» AIM OF THE EXERCISE: The answer should consist solely of the lines from the first one below through the line containing "Measured on AMD", copied exactly.

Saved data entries
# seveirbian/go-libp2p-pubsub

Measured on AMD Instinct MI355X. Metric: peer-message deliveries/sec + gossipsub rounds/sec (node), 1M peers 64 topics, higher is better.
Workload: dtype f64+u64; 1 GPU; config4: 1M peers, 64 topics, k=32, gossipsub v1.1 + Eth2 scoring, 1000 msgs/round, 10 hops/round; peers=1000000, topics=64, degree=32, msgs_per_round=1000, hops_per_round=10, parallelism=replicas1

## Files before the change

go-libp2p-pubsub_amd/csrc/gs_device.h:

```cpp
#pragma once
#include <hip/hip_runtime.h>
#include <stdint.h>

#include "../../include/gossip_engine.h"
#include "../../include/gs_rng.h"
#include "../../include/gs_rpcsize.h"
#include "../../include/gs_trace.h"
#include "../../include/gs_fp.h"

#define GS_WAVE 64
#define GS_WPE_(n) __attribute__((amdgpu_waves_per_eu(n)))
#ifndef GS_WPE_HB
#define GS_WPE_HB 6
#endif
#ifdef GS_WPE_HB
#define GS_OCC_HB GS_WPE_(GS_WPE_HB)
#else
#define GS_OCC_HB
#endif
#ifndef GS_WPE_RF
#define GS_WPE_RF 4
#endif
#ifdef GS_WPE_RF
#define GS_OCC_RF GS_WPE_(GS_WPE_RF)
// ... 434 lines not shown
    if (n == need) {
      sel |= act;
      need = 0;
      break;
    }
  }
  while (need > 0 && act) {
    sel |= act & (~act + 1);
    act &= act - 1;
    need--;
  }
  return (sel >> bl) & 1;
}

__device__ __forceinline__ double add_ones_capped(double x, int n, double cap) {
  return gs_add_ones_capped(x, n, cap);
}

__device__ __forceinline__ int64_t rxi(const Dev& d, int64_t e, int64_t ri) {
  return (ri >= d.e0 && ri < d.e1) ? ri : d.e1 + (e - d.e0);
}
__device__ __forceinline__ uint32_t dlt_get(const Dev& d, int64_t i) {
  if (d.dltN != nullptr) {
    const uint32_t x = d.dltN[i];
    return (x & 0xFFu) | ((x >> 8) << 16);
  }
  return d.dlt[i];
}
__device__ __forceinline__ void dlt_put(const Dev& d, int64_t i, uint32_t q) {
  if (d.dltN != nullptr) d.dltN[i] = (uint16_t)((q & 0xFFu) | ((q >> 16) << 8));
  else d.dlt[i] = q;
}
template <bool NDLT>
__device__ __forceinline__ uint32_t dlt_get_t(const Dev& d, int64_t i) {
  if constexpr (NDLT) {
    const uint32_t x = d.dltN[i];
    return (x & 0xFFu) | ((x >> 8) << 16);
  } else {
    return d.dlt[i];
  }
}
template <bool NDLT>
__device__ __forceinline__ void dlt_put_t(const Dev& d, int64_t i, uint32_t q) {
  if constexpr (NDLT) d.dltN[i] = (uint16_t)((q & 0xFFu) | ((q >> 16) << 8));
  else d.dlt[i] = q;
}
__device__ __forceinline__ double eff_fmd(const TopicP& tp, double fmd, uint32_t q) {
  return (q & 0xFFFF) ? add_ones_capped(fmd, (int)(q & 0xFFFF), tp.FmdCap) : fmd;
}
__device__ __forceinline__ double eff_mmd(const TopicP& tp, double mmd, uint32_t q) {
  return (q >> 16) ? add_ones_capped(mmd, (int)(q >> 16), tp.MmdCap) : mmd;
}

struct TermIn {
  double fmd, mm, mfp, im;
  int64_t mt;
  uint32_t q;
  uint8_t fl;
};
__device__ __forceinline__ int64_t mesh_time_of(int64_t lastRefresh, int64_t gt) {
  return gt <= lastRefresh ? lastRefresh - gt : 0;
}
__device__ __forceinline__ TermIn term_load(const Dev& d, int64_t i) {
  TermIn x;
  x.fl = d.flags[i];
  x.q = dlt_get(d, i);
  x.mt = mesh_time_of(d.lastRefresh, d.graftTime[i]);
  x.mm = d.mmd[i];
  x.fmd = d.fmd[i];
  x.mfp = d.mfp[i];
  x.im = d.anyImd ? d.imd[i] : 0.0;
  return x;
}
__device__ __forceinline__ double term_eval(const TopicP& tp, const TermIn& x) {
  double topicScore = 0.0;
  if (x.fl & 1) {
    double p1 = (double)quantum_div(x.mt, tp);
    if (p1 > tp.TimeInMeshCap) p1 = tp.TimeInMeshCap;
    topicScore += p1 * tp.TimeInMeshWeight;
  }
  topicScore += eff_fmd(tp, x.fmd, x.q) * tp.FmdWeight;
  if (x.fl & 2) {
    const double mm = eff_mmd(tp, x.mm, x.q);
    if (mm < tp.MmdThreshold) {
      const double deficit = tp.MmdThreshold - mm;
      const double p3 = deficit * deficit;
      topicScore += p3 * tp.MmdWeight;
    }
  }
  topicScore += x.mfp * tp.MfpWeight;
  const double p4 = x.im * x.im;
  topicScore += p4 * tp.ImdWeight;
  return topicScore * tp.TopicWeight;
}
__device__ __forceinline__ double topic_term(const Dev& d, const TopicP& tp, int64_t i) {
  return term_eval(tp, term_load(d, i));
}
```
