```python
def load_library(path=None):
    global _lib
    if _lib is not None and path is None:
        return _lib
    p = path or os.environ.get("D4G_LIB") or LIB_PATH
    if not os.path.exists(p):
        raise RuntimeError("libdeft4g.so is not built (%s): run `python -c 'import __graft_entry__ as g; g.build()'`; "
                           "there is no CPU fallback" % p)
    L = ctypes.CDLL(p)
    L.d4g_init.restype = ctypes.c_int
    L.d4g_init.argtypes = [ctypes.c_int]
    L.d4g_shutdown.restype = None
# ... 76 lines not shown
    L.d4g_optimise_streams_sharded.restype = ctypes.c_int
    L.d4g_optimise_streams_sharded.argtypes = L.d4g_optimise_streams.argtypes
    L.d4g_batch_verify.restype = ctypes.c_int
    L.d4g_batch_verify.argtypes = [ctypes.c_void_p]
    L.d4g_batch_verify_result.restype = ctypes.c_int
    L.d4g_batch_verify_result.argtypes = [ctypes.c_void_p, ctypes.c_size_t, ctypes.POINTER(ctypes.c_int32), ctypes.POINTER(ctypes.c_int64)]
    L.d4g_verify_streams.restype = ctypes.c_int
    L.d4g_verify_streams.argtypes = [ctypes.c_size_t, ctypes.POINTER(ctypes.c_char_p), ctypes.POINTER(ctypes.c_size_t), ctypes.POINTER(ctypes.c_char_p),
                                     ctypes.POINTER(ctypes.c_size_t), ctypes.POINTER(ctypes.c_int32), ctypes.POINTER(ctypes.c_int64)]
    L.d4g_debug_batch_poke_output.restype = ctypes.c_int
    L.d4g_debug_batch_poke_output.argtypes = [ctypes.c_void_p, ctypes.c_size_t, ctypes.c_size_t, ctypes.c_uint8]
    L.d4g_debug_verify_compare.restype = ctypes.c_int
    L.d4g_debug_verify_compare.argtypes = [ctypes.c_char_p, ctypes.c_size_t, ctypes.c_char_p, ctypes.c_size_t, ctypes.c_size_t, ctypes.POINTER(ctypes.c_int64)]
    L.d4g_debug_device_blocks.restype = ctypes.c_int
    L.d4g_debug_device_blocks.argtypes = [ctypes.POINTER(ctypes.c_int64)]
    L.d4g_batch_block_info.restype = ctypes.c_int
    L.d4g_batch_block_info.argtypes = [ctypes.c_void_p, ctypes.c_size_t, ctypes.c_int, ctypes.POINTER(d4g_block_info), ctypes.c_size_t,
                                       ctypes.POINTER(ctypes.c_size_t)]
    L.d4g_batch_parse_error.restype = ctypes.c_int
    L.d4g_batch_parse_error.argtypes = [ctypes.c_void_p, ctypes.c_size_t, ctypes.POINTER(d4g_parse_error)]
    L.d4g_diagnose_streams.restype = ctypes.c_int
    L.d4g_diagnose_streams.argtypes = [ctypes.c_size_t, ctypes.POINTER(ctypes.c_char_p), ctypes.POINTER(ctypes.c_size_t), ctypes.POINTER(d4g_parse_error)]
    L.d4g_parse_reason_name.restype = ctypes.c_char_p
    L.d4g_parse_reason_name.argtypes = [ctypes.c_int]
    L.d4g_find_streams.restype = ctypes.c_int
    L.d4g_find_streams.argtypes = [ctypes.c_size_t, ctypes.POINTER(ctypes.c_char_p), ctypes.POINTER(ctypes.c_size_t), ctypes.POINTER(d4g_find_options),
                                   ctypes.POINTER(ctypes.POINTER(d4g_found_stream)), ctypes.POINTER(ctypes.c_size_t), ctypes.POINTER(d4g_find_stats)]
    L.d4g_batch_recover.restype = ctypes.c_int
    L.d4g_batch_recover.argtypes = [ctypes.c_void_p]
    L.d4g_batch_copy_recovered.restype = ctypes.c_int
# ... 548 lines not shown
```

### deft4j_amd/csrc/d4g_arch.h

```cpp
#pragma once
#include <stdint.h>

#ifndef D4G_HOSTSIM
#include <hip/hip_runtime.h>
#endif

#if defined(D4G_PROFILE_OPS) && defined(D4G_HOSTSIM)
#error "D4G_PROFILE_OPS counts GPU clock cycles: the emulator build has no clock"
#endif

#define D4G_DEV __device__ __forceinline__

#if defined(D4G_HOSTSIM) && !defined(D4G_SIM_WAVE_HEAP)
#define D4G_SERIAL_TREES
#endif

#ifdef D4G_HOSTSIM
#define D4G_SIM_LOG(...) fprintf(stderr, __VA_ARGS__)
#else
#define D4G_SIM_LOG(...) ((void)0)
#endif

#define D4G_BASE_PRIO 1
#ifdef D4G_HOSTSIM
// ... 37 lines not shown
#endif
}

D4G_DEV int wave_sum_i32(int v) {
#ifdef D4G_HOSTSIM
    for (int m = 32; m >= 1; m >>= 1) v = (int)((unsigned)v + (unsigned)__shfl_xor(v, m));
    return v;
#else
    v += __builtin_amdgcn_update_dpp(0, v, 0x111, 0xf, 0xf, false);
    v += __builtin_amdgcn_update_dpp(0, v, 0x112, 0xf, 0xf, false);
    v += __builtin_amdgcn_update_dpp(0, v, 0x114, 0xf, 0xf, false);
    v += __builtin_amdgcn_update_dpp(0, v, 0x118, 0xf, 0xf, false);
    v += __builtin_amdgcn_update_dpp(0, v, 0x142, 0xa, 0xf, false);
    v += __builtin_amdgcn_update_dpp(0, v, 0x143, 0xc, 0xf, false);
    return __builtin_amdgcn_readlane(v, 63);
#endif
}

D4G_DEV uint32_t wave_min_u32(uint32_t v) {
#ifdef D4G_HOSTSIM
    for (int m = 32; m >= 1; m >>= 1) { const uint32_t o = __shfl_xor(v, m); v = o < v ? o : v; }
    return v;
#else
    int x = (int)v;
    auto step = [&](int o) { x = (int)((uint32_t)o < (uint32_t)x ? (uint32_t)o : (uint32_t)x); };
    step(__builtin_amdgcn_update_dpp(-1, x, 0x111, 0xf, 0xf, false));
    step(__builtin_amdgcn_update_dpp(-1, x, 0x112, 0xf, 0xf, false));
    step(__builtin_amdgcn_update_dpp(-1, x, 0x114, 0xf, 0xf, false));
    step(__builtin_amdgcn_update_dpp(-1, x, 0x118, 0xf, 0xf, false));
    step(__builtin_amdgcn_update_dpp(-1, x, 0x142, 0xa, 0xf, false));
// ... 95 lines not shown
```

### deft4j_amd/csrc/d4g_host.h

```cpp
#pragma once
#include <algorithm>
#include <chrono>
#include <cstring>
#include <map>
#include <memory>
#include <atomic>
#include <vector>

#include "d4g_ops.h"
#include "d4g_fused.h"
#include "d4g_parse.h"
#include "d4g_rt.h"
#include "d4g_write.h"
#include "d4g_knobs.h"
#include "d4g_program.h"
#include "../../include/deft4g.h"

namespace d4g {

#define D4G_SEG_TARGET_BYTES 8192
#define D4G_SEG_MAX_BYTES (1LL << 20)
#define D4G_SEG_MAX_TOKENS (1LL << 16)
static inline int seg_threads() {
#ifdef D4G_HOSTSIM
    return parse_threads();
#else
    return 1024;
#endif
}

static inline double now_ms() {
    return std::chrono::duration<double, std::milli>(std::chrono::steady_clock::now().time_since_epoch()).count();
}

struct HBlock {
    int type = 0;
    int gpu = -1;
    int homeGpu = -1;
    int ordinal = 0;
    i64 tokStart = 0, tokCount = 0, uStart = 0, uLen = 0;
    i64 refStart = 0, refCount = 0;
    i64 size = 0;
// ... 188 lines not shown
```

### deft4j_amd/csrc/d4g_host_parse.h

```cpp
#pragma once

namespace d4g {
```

» RESULT OF THE TASK:
# seveirbian/go-libp2p-pubsub

Measured on AMD Instinct MI355X. Metric: peer-message deliveries/sec + gossipsub rounds/sec (node), 1M peers 64 topics, higher is better.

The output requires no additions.